Task directions: Without skipping or changing anything, print all the entries.

___ Data records ___

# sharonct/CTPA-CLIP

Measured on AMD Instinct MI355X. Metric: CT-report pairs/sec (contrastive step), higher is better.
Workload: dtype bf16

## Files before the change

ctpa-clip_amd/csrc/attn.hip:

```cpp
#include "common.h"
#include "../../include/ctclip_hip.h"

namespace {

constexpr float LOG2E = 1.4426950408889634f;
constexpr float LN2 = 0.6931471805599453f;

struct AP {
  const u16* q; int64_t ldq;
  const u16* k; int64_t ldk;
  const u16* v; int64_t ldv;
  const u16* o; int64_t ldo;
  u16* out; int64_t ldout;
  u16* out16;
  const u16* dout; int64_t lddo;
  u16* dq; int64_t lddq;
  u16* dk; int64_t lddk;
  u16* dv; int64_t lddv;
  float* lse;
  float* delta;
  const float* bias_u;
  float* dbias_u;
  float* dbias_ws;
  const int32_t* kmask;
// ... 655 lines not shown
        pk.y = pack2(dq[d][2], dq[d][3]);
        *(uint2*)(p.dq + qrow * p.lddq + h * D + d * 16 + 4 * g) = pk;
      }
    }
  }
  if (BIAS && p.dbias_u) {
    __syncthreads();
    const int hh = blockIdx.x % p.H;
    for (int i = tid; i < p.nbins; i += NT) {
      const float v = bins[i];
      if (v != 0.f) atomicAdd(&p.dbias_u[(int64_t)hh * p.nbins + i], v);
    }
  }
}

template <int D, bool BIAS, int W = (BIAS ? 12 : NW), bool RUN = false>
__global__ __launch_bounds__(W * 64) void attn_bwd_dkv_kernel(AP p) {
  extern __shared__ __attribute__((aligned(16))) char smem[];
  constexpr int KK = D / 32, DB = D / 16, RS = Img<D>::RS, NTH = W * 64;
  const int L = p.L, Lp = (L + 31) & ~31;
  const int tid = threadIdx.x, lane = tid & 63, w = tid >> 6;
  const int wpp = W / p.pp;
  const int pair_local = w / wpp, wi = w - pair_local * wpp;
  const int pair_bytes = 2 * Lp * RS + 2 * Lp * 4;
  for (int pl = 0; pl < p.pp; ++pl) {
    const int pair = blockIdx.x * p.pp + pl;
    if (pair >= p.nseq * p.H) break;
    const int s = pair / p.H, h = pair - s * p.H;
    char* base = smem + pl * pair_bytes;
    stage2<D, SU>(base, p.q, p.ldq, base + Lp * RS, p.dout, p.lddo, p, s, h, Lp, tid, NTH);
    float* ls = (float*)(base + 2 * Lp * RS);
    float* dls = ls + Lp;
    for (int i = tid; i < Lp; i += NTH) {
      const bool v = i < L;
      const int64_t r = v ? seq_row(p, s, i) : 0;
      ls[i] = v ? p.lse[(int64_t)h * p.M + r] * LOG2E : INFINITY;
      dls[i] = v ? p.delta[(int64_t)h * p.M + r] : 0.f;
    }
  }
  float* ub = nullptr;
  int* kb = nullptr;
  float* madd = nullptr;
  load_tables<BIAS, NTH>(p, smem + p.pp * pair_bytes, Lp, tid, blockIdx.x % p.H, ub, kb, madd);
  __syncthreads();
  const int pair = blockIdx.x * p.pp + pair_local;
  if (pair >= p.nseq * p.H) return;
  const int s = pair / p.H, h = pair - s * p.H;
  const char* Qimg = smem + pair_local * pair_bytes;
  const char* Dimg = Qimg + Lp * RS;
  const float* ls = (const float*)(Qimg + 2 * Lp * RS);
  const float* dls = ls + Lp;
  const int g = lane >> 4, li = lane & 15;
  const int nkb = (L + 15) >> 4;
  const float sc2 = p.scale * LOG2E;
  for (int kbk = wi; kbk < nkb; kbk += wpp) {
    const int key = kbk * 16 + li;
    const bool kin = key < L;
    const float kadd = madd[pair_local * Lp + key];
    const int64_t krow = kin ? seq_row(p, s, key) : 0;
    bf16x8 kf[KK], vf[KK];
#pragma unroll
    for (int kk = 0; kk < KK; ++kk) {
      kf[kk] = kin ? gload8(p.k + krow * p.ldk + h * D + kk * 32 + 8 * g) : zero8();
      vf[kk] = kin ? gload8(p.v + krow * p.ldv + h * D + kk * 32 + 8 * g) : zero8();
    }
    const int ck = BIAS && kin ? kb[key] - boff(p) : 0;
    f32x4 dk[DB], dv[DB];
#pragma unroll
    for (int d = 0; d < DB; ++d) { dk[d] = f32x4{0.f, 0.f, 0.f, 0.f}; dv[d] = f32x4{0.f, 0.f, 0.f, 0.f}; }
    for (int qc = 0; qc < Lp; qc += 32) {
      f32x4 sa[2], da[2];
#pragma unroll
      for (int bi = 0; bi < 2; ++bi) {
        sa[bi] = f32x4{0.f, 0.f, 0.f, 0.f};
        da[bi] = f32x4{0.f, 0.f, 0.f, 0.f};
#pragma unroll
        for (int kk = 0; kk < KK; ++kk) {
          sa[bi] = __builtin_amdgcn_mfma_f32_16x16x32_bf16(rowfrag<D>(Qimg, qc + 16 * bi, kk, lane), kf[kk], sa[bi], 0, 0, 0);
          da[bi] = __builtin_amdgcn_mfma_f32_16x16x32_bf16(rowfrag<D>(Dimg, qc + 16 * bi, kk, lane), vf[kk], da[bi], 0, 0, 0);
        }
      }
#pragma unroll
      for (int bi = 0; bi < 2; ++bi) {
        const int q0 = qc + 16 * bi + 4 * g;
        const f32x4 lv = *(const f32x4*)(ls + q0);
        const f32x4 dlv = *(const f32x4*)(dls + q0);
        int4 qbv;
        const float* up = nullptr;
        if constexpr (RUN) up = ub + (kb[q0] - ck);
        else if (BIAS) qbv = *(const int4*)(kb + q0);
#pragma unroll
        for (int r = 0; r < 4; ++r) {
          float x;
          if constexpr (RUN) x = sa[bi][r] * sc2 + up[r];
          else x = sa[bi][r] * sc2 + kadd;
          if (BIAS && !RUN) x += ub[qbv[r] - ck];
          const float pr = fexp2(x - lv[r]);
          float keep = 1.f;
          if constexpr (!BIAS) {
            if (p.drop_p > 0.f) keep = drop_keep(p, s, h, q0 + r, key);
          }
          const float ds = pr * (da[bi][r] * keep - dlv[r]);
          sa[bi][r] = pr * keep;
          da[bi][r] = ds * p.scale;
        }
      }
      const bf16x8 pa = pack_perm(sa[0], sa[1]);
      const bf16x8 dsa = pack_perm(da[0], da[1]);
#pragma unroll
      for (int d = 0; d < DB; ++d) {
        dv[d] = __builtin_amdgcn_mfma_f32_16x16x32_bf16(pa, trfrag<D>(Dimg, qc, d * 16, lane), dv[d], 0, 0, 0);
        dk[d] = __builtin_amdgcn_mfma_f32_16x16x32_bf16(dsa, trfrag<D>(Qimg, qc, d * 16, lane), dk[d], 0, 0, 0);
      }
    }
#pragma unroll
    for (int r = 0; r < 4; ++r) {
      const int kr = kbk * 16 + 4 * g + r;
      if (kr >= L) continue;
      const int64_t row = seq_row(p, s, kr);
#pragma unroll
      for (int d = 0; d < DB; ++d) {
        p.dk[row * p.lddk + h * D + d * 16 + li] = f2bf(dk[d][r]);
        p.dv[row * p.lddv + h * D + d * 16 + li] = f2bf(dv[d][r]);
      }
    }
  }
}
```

___

Completed exercise:
# sharonct/CTPA-CLIP

Measured on AMD Instinct MI355X. Metric: CT-report pairs/sec (contrastive step), higher is better.
Workload: dtype bf16

## Files before the change

ctpa-clip_amd/csrc/attn.hip:

```cpp
#include "common.h"
#include "../../include/ctclip_hip.h"

namespace {

constexpr float LOG2E = 1.4426950408889634f;
constexpr float LN2 = 0.6931471805599453f;

struct AP {
  const u16* q; int64_t ldq;
  const u16* k; int64_t ldk;
  const u16* v; int64_t ldv;
  const u16* o; int64_t ldo;
  u16* out; int64_t ldout;
  u16* out16;
  const u16* dout; int64_t lddo;
  u16* dq; int64_t lddq;
  u16* dk; int64_t lddk;
  u16* dv; int64_t lddv;
  float* lse;
  float* delta;
  const float* bias_u;
  float* dbias_u;
  float* dbias_ws;
  const int32_t* kmask;
// ... 655 lines not shown
        pk.y = pack2(dq[d][2], dq[d][3]);
        *(uint2*)(p.dq + qrow * p.lddq + h * D + d * 16 + 4 * g) = pk;
      }
    }
  }
  if (BIAS && p.dbias_u) {
    __syncthreads();
    const int hh = blockIdx.x % p.H;
    for (int i = tid; i < p.nbins; i += NT) {
      const float v = bins[i];
      if (v != 0.f) atomicAdd(&p.dbias_u[(int64_t)hh * p.nbins + i], v);
    }
  }
}

template <int D, bool BIAS, int W = (BIAS ? 12 : NW), bool RUN = false>
__global__ __launch_bounds__(W * 64) void attn_bwd_dkv_kernel(AP p) {
  extern __shared__ __attribute__((aligned(16))) char smem[];
  constexpr int KK = D / 32, DB = D / 16, RS = Img<D>::RS, NTH = W * 64;
  const int L = p.L, Lp = (L + 31) & ~31;
  const int tid = threadIdx.x, lane = tid & 63, w = tid >> 6;
  const int wpp = W / p.pp;
  const int pair_local = w / wpp, wi = w - pair_local * wpp;
  const int pair_bytes = 2 * Lp * RS + 2 * Lp * 4;
  for (int pl = 0; pl < p.pp; ++pl) {
    const int pair = blockIdx.x * p.pp + pl;
    if (pair >= p.nseq * p.H) break;
    const int s = pair / p.H, h = pair - s * p.H;
    char* base = smem + pl * pair_bytes;
    stage2<D, SU>(base, p.q, p.ldq, base + Lp * RS, p.dout, p.lddo, p, s, h, Lp, tid, NTH);
    float* ls = (float*)(base + 2 * Lp * RS);
    float* dls = ls + Lp;
    for (int i = tid; i < Lp; i += NTH) {
      const bool v = i < L;
      const int64_t r = v ? seq_row(p, s, i) : 0;
      ls[i] = v ? p.lse[(int64_t)h * p.M + r] * LOG2E : INFINITY;
      dls[i] = v ? p.delta[(int64_t)h * p.M + r] : 0.f;
    }
  }
  float* ub = nullptr;
  int* kb = nullptr;
  float* madd = nullptr;
  load_tables<BIAS, NTH>(p, smem + p.pp * pair_bytes, Lp, tid, blockIdx.x % p.H, ub, kb, madd);
  __syncthreads();
  const int pair = blockIdx.x * p.pp + pair_local;
  if (pair >= p.nseq * p.H) return;
  const int s = pair / p.H, h = pair - s * p.H;
  const char* Qimg = smem + pair_local * pair_bytes;
  const char* Dimg = Qimg + Lp * RS;
  const float* ls = (const float*)(Qimg + 2 * Lp * RS);
  const float* dls = ls + Lp;
  const int g = lane >> 4, li = lane & 15;
  const int nkb = (L + 15) >> 4;
  const float sc2 = p.scale * LOG2E;
  for (int kbk = wi; kbk < nkb; kbk += wpp) {
    const int key = kbk * 16 + li;
    const bool kin = key < L;
    const float kadd = madd[pair_local * Lp + key];
    const int64_t krow = kin ? seq_row(p, s, key) : 0;
    bf16x8 kf[KK], vf[KK];
#pragma unroll
    for (int kk = 0; kk < KK; ++kk) {
      kf[kk] = kin ? gload8(p.k + krow * p.ldk + h * D + kk * 32 + 8 * g) : zero8();
      vf[kk] = kin ? gload8(p.v + krow * p.ldv + h * D + kk * 32 + 8 * g) : zero8();
    }
    const int ck = BIAS && kin ? kb[key] - boff(p) : 0;
    f32x4 dk[DB], dv[DB];
#pragma unroll
    for (int d = 0; d < DB; ++d) { dk[d] = f32x4{0.f, 0.f, 0.f, 0.f}; dv[d] = f32x4{0.f, 0.f, 0.f, 0.f}; }
    for (int qc = 0; qc < Lp; qc += 32) {
      f32x4 sa[2], da[2];
#pragma unroll
      for (int bi = 0; bi < 2; ++bi) {
        sa[bi] = f32x4{0.f, 0.f, 0.f, 0.f};
        da[bi] = f32x4{0.f, 0.f, 0.f, 0.f};
#pragma unroll
        for (int kk = 0; kk < KK; ++kk) {
          sa[bi] = __builtin_amdgcn_mfma_f32_16x16x32_bf16(rowfrag<D>(Qimg, qc + 16 * bi, kk, lane), kf[kk], sa[bi], 0, 0, 0);
          da[bi] = __builtin_amdgcn_mfma_f32_16x16x32_bf16(rowfrag<D>(Dimg, qc + 16 * bi, kk, lane), vf[kk], da[bi], 0, 0, 0);
        }
      }
#pragma unroll
      for (int bi = 0; bi < 2; ++bi) {
        const int q0 = qc + 16 * bi + 4 * g;
        const f32x4 lv = *(const f32x4*)(ls + q0);
        const f32x4 dlv = *(const f32x4*)(dls + q0);
        int4 qbv;
        const float* up = nullptr;
        if constexpr (RUN) up = ub + (kb[q0] - ck);
        else if (BIAS) qbv = *(const int4*)(kb + q0);
#pragma unroll
        for (int r = 0; r < 4; ++r) {
          float x;
          if constexpr (RUN) x = sa[bi][r] * sc2 + up[r];
          else x = sa[bi][r] * sc2 + kadd;
          if (BIAS && !RUN) x += ub[qbv[r] - ck];
          const float pr = fexp2(x - lv[r]);
          float keep = 1.f;
          if constexpr (!BIAS) {
            if (p.drop_p > 0.f) keep = drop_keep(p, s, h, q0 + r, key);
          }
          const float ds = pr * (da[bi][r] * keep - dlv[r]);
          sa[bi][r] = pr * keep;
          da[bi][r] = ds * p.scale;
        }
      }
      const bf16x8 pa = pack_perm(sa[0], sa[1]);
      const bf16x8 dsa = pack_perm(da[0], da[1]);
#pragma unroll
      for (int d = 0; d < DB; ++d) {
        dv[d] = __builtin_amdgcn_mfma_f32_16x16x32_bf16(pa, trfrag<D>(Dimg, qc, d * 16, lane), dv[d], 0, 0, 0);
        dk[d] = __builtin_amdgcn_mfma_f32_16x16x32_bf16(dsa, trfrag<D>(Qimg, qc, d * 16, lane), dk[d], 0, 0, 0);
      }
    }
#pragma unroll
    for (int r = 0; r < 4; ++r) {
      const int kr = kbk * 16 + 4 * g + r;
      if (kr >= L) continue;
      const int64_t row = seq_row(p, s, kr);
#pragma unroll
      for (int d = 0; d < DB; ++d) {
        p.dk[row * p.lddk + h * D + d * 16 + li] = f2bf(dk[d][r]);
        p.dv[row * p.lddv + h * D + d * 16 + li] = f2bf(dv[d][r]);
      }
    }
  }
}
```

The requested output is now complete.